● **Stored dataset items**

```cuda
int fb_exact_update_esdf(FbExact *X, const FbGeom &g, uint32_t *cobs, uint32_t *scratch, const double *occ, const uint32_t *occbits, double l_occ,
                         const uint32_t *ins, unsigned n_ins, const uint32_t *del, unsigned n_del, cudaStream_t s, FbExactStats *st, int *launches) {
  int r;
  const size_t P = (size_t)g.ptotal;
  memset(st, 0, sizeof(*st));
  CK(X->flags.grow((size_t)(n_ins > n_del ? n_ins : n_del) + 16, s));
  static const bool xdbg = getenv("FIESTA_DEBUG_X") != nullptr;
  auto now = [] { return std::chrono::steady_clock::now(); };
  auto ms = [](std::chrono::steady_clock::time_point a, std::chrono::steady_clock::time_point b) { return std::chrono::duration<double, std::milli>(b - a).count(); };
  const auto t_begin = now();
  unsigned nE = 0, ndep_run = 0;
  unsigned long long ls_deps = 0;
  bool scratch_ok = X->scratch_clean;
  if (n_ins) {
    k_x_flag_exist<<<nblk(n_ins), 256, 0, s>>>(ins, n_ins, occ, l_occ, X->flags, 1);
    if ((r = x_select(X, ins, X->flags, X->E[0], n_ins, &nE, s))) return r;
    if (nE) k_x_apply_seed<<<nblk(nE), 256, 0, s>>>(g, X->E[0], nE, cobs, X->LS, X->tclock);
    X->tclock += nE;
    *launches += 2;
  }
  if (n_del) {
    CK(X->sel.grow((size_t)n_del + 16, s));
    if (!X->scratch_clean) { k_x_fill32<<<FB_SMS * 8, 256, 0, s>>>(scratch, P, XNONE); *launches += 1; }
    scratch_ok = true;
    X->scratch_clean = false;
    k_x_del_minpos<<<nblk(n_del), 256, 0, s>>>(del, n_del, occ, l_occ, scratch);
    k_x_del_flag<<<nblk(n_del), 256, 0, s>>>(del, n_del, occ, l_occ, scratch, X->flags);
    unsigned nd = 0;
    if ((r = x_select(X, del, X->flags, X->sel, n_del, &nd, s))) return r;
    k_x_unset<<<nblk(n_del), 256, 0, s>>>(del, n_del, scratch);
    *launches += 3;
    if (nd) {
      k_x_del_rank<<<nblk(nd), 256, 0, s>>>(X->sel, nd, scratch);
      int rank_bits = 1; while ((1ull << rank_bits) < (unsigned long long)nd) ++rank_bits;
      int clock_bits = 1; while (clock_bits < 64 && (X->tclock >> clock_bits)) ++clock_bits;
      const bool two_sorts = getenv("FIESTA_X_TWO_SORTS") != nullptr;
      const int shift = (rank_bits + clock_bits <= 64 && !two_sorts) ? 64 - rank_bits : 0;
      unsigned ndep = 0;
      for (int attempt = 0; attempt < 2; ++attempt) {
        const size_t cap = std::min({X->dv.cap, X->k1.cap, X->k2.cap});
        CK(cudaMemsetAsync(X->d_count, 0, 4, s));
        k_x_scan_deps<<<FB_SMS * 16, 256, 0, s>>>(g, cobs, occbits, scratch, X->LS, X->k1, X->k2, X->dv, X->d_count, (unsigned)cap, shift);
        CK(cudaMemcpyAsync(X->h_count, X->d_count, 4, cudaMemcpyDeviceToHost, s));
        CK(cudaStreamSynchronize(s));
        ndep = *X->h_count;
        *launches += 1;
        if (ndep <= cap) break;
        CK(X->dv.grow(ndep, s));
        CK(X->k1.grow(ndep, s));
        CK(X->k2.grow(ndep, s));
      }
      st->dependants = ndep;
      k_x_unset<<<nblk(nd), 256, 0, s>>>(X->sel, nd, scratch);
      if (ndep) {
        CK(X->k1b.grow(ndep, s));
        CK(X->k2b.grow(ndep, s));
        CK(X->idx[0].grow(ndep, s));
        CK(X->idx[1].grow(ndep, s));
        CK(X->deps.grow(ndep, s));
        CK(X->nc[0].grow(ndep, s));
        CK(X->nc[1].grow(ndep, s));
        CK(X->flags.grow(ndep, s));
        if (shift) {
          if ((r = x_sort_pairs(X, X->k1, X->k1b, X->dv, X->deps, ndep, s))) return r;
          *launches += 1;
        } else {
          k_x_iota<<<nblk(ndep), 256, 0, s>>>(X->idx[0], ndep);
          if ((r = x_sort_pairs(X, X->k2, X->k2b, X->idx[0], X->idx[1], ndep, s))) return r;
          k_x_gather64<<<nblk(ndep), 256, 0, s>>>(X->k1, X->idx[1], ndep, X->k1b);
          if ((r = x_sort_pairs(X, X->k1b, X->k2b, X->idx[1], X->idx[0], ndep, s))) return r;
          k_x_gather32<<<nblk(ndep), 256, 0, s>>>(X->dv, X->idx[0], ndep, X->deps);
          *launches += 5;
        }
        CK(X->flags2.grow(ndep, s));
        k_x_set_ord<<<nblk(ndep), 256, 0, s>>>(X->deps, ndep, scratch, X->nc[0], X->flags2);
        *launches += 1;
        ndep_run = ndep; ls_deps = X->tclock;
        X->tclock += ndep;
      }
    }
  }
  st->generations = 0;
  if (xdbg) { cudaStreamSynchronize(s); fprintf(stderr, "[x] seeds+deletes %.2f ms (reseed rounds %u, dependants %u)\n", ms(t_begin, now()), st->reseed_rounds, st->dependants); }
  if (nE || ndep_run) {
    if (xdbg && !X->d_dbg) CK(X->d_dbg.alloc(FB_X_DBG_WORDS));
    if (xdbg) CK(cudaMemsetAsync(X->d_dbg, 0, FB_X_DBG_WORDS * 8, s));
    if (X->sclock > 0xf0000000u) { CK(cudaMemsetAsync(X->SUMg, 0, P * 4, s)); X->sclock = 0; }
    if (X->gen_id > 0xf0000000u) X->gen_id = 0;
    if (X->wclock > 0xf0000000u) { CK(cudaMemsetAsync(X->wstamp, 0, P * 4, s)); X->wclock = 0; }
    FbXCtl *h = X->h_ctl;
    memset(h, 0, sizeof(*h));
    h->gen_id = X->gen_id; h->wclock = X->wclock; h->tclock = X->tclock; h->sclock = X->sclock;
    CK(cudaMemcpyAsync(X->d_ctl, h, sizeof(FbXCtl), cudaMemcpyHostToDevice, s));
    CK(fb_xrelax_launch(X, g, cobs, nE, X->deps, ndep_run, scratch, X->nc[0], X->flags2, occbits, ls_deps, xdbg ? X->d_dbg.p : nullptr, s));
    if (ndep_run) k_x_unset<<<nblk(ndep_run), 256, 0, s>>>(X->deps, ndep_run, scratch);
    CK(cudaMemcpyAsync(h, X->d_ctl, sizeof(FbXCtl), cudaMemcpyDeviceToHost, s));
    CK(cudaStreamSynchronize(s));
    *launches += 1;
    if (h->err) {
      if (h->err == 3u) {
        for (int k = 0; k < 3; ++k) CK(cudaMemsetAsync(X->W[k], 0, P * 4, s));
        CK(cudaMemsetAsync(X->wstamp, 0, P * 4, s));
        X->wclock = 0;
      }
      fb_set_error(h->err == 1u ? "exact mode: generation with more than 2^27 entries"
                   : h->err == 3u ? "exact mode: a wait of the asynchronous work queue exceeded its bound" : "exact mode: behaviour fixpoint did not converge");
      return FIESTA_ERR_CUDA;
    }
    X->gen_id = h->gen_id; X->wclock = h->wclock; X->tclock = h->tclock; X->sclock = h->sclock;
    st->generations = h->generations; st->reseed_rounds = h->reseed_rounds; st->eval_rounds = h->rounds; st->dense_rounds = h->dense_rounds;
    st->voxels_changed = h->voxels_changed; st->expansions = h->expansions;
    if (xdbg) {
      static unsigned long long hd[FB_X_DBG_WORDS];
      static double cyc_per_us = 0;
      if (cyc_per_us == 0) { int dev = 0, khz = 0; CK(cudaGetDevice(&dev)); CK(cudaDeviceGetAttribute(&khz, cudaDevAttrClockRate, dev)); cyc_per_us = khz / 1000.0; }
      CK(cudaMemcpy(hd, X->d_dbg, sizeof(hd), cudaMemcpyDeviceToHost));
      static const char *cat[20] = {"S", "round1", "rounds", "dense", "commit", "apply", "s.round1", "s.rounds", "s.commit", "s.apply", "top", "empty-barrier",
                                    "reseed.rounds", "reseed.assemble", "", "", "async", "", "refresh", "s.async"};
      fprintf(stderr, "[x] reseed rounds %u; phases (us, count):", st->reseed_rounds);
      for (int c = 0; c < 20; ++c)
        if (*cat[c]) fprintf(stderr, " %s %.0f/%llu", cat[c], hd[FB_XDBG_PHASE + 2 * c] / cyc_per_us, hd[FB_XDBG_PHASE + 2 * c + 1]);
      fprintf(stderr, "\n");
      fprintf(stderr, "[x] round work (summed longest CTA work time us / summed list length):");
      for (int c : {1, 2, 3, 6, 7}) fprintf(stderr, " %s %.0f/%llu", cat[c], hd[FB_XDBG_WORK + 2 * c] / cyc_per_us, hd[FB_XDBG_WORK + 2 * c + 1]);
      fprintf(stderr, "\n");
      for (int h = 0; h < 2; ++h) {
        fprintf(stderr, "[x] list-length histogram %s (log2 bucket=rounds):", h ? "s.rounds" : "rounds");
        for (int b = 0; b < 32; ++b) if (hd[FB_XDBG_NWH + 32 * h + b]) fprintf(stderr, " %d=%llu", b, hd[FB_XDBG_NWH + 32 * h + b]);
        fprintf(stderr, "\n");
      }
      fprintf(stderr, "[x] async: evaluations %llu dirty %llu pushes %llu spin %.0f us\n", hd[FB_XDBG_Q + 0], hd[FB_XDBG_Q + 1], hd[FB_XDBG_Q + 2],
              hd[FB_XDBG_Q + 3] / cyc_per_us);
      for (int gq = 0; gq < 2; ++gq) { fprintf(stderr, "[x] gen %d work lists:", gq); for (int r = 0; r < 512 && hd[FB_XDBG_ROUNDS + gq * 512 + r]; ++r) fprintf(stderr, " %llu", hd[FB_XDBG_ROUNDS + gq * 512 + r]); fprintf(stderr, "\n"); }
      fprintf(stderr, "[x] work-list entries: evaluated %llu refreshed %llu reseeded %llu\n", hd[FB_XDBG_PHASE + 2 * 14], hd[FB_XDBG_PHASE + 2 * 14 + 1], hd[FB_XDBG_PHASE + 2 * 15]);
      fprintf(stderr, "[x] gens %u rounds %u dense %u deps %u nE0 %u |", st->generations, st->eval_rounds, st->dense_rounds, st->dependants, nE);
      for (unsigned q = 0; q < st->generations && q < FB_XDBG_GENS; ++q) fprintf(stderr, " %llu/%llu/%.1fus", hd[3 * q], hd[3 * q + 1], hd[3 * q + 2] / cyc_per_us);
      fprintf(stderr, "\n");
    }
  }
  X->scratch_clean = scratch_ok;
  return FIESTA_OK;
}
```

### fiesta_b200/csrc/fb_exact.h

```cpp
#pragma once
#include "fb_common.cuh"

#define FB_X_MAX_BLOCKS 256
#define FB_X_SMALL_DEFAULT 32768u
#define FB_XDBG_GENS 1024
#define FB_XDBG_NCAT 24
#define FB_XDBG_NQ 8
#define FB_XDBG_PHASE (3 * FB_XDBG_GENS)
#define FB_XDBG_ROUNDS (FB_XDBG_PHASE + 2 * FB_XDBG_NCAT)
#define FB_XDBG_WMAX (FB_XDBG_ROUNDS + 2 * 512)
#define FB_XDBG_WORK (FB_XDBG_WMAX + 4096)
#define FB_XDBG_NWH (FB_XDBG_WORK + 2 * FB_XDBG_NCAT)
#define FB_XDBG_Q (FB_XDBG_NWH + 2 * 32)
#define FB_X_DBG_WORDS (FB_XDBG_Q + FB_XDBG_NQ)

struct FbExactStats {
  unsigned long long expansions;
  unsigned long long voxels_changed;
  unsigned generations, eval_rounds, dense_rounds, reseed_rounds, dependants;
};

struct FbXCtl {
  unsigned bar, err;
  unsigned sclock, pad1;
  unsigned nW[3], nF[3];
  unsigned gen_id, wclock;
  unsigned generations, rounds, dense_rounds, reseed_rounds;
  unsigned long long tclock, expansions, voxels_changed;
  unsigned partial[FB_X_MAX_BLOCKS];
  alignas(128) unsigned long long qtail;
  alignas(128) unsigned qhead;
  alignas(128) unsigned qdone;
};

struct FbExact {
  FbDevBuf<unsigned long long> MB;
  FbDevBuf<unsigned long long> LS;
  FbDevBuf<unsigned long long> tkey;
  FbDevBuf<uint32_t> touched;
  unsigned long long tclock = 0;
  unsigned long long key_base = 0;
  unsigned long long key_hi = 0;
  unsigned key_epoch = 0;
  FbDevBuf<unsigned> d_count, d_flag;
  FbHostBuf<unsigned> h_count;
  bool scratch_clean = false;
  FbDevBuf<uint4> SUM;
  FbDevBuf<uint32_t> SUMg;
  unsigned gen_id = 0, wclock = 0, sclock = 0;
  FbDevBuf<uint32_t> emask;
  FbDevBuf<uint32_t> W[3], F[3];
  FbDevBuf<uint32_t> wstamp;
  FbDevBuf<uint32_t> slotc;
  unsigned dense_min = 0;
  unsigned small_max = 0;
  bool async = true;
  bool small_async = false;
  FbDevBuf<FbXCtl> d_ctl;
  FbHostBuf<FbXCtl> h_ctl;
  FbDevBuf<unsigned long long> d_dbg;
  int relax_blocks = 0;
  FbDevBuf<uint32_t> E[2], sel;
  FbDevBuf<unsigned long long> k1, k2, k1b, k2b;
  FbDevBuf<uint32_t> dv, idx[2], deps, nc[2];
  FbDevBuf<uint8_t> flags, flags2;
  FbDevBuf<char> cub_tmp;
};

int fb_exact_init(FbExact *X, const FbGeom &g, int device, cudaStream_t s);
int fb_exact_queue_crossings(FbExact *X, const unsigned long long *ins_key, const uint32_t *ins_vox, const unsigned long long *del_key,
                             const uint32_t *del_vox, FbDevBuf<uint32_t> &ins, unsigned *n_ins, FbDevBuf<uint32_t> &del, unsigned *n_del,
                             cudaStream_t s, int *launches);
int fb_exact_next_epoch(FbExact *X, const FbGeom &g, cudaStream_t s);
int fb_exact_update_esdf(FbExact *X, const FbGeom &g, uint32_t *cobs, uint32_t *scratch, const double *occ, const uint32_t *occbits, double l_occ,
                         const uint32_t *ins, unsigned n_ins, const uint32_t *del, unsigned n_del, cudaStream_t s, FbExactStats *st, int *launches);
cudaError_t fb_xrelax_init();
int fb_xrelax_blocks(int device);
cudaError_t fb_xrelax_launch(FbExact *X, const FbGeom &g, uint32_t *cobs, unsigned nE0, const uint32_t *deps, unsigned ndep, uint32_t *ord, uint32_t *nc, uint8_t *nk,
                             const uint32_t *occbits, unsigned long long ls_deps, unsigned long long *dbg, cudaStream_t s);
```

### fiesta_b200/csrc/fb_xrelax.cu

```cuda
#include <stdio.h>
#include "fb_common.cuh"
#include "fb_exact.h"
#include "fb_divmagic.h"

#define XT 1024
#define XW (XT / 32)
#define XNONE 0xffffffffu
#define X_DEAD 0ull
#define X_PULL 1ull
#define X_PUSH 2ull
#define XMB_NONE 0xffffffffffffffffull
#define X_NOFF 129
#define X_MAX_ROUNDS 4000000u
#define XGB 8
#define XRC 8
#define XDBG_PHASE FB_XDBG_PHASE
#define XDBG_ROUNDS FB_XDBG_ROUNDS
#define XDBG_WMAX FB_XDBG_WMAX

static __constant__ int x_dirs[24][3] = {
    {-1, 0, 0}, {1, 0, 0}, {0, -1, 0}, {0, 1, 0}, {0, 0, -1}, {0, 0, 1},
    {-1, -1, 0}, {1, 1, 0}, {0, -1, -1}, {0, 1, 1}, {-1, 0, -1}, {1, 0, 1},
    {-1, 1, 0}, {1, -1, 0}, {0, -1, 1}, {0, 1, -1}, {1, 0, -1}, {-1, 0, 1},
    {-2, 0, 0}, {2, 0, 0}, {0, -2, 0}, {0, 2, 0}, {0, 0, -2}, {0, 0, 2}};
static __constant__ int x_off_c[X_NOFF];

__device__ __forceinline__ unsigned x_vi(const FbGeom &g, int x, int y, int z) { return (unsigned)((x * g.gy + y) * g.pz + z); }
__device__ __forceinline__ bool x_in_grid(const FbGeom &g, int x, int y, int z) {
  return (unsigned)x < (unsigned)g.gx && (unsigned)y < (unsigned)g.gy && (unsigned)z < (unsigned)g.gz;
}
__device__ __forceinline__ bool x_in_range(const FbGeom &g, int x, int y, int z) {
  return (unsigned)(x - g.min_vec[0]) <= (unsigned)(g.max_vec[0] - g.min_vec[0]) && (unsigned)(y - g.min_vec[1]) <= (unsigned)(g.max_vec[1] - g.min_vec[1]) &&
         (unsigned)(z - g.min_vec[2]) <= (unsigned)(g.max_vec[2] - g.min_vec[2]);
}
__device__ __forceinline__ int x_dc(int j, int k) {
  const int D[24][3] = {{-1, 0, 0}, {1, 0, 0}, {0, -1, 0}, {0, 1, 0}, {0, 0, -1}, {0, 0, 1}, {-1, -1, 0}, {1, 1, 0}, {0, -1, -1}, {0, 1, 1}, {-1, 0, -1}, {1, 0, 1},
                        {-1, 1, 0}, {1, -1, 0}, {0, -1, 1}, {0, 1, -1}, {1, 0, -1}, {-1, 0, 1}, {-2, 0, 0}, {2, 0, 0}, {0, -2, 0}, {0, 2, 0}, {0, 0, -2}, {0, 0, 2}};
  return D[j][k];
}
__device__ __forceinline__ unsigned long long x_writer_word(const FbGeom &g, const unsigned long long *MB, unsigned v, int x, int y, int z, int j, bool inr) {
  const int dx = x_dc(j, 0), dy = x_dc(j, 1), dz = x_dc(j, 2);
  const bool ok = inr && (dx == 0 || (unsigned)(x - dx) < (unsigned)g.gx) && (dy == 0 || (unsigned)(y - dy) < (unsigned)g.gy) &&
                  (dz == 0 || (unsigned)(z - dz) < (unsigned)g.gz);
  return ok ? __ldcg(&MB[v - (unsigned)((dx * g.gy + dy) * g.pz + dz)]) : XMB_NONE;
}

struct XShared {
  int off[X_NOFF];
  int dir[32];
  unsigned char slot[25 * 24];
  unsigned char self[32];
  unsigned red[XW], red2[XW];
  unsigned base, total;
  unsigned qdone;
};
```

● **Work order**
Say how many lines above include "false", please, and nothing else.

● **Answer to the problem**
3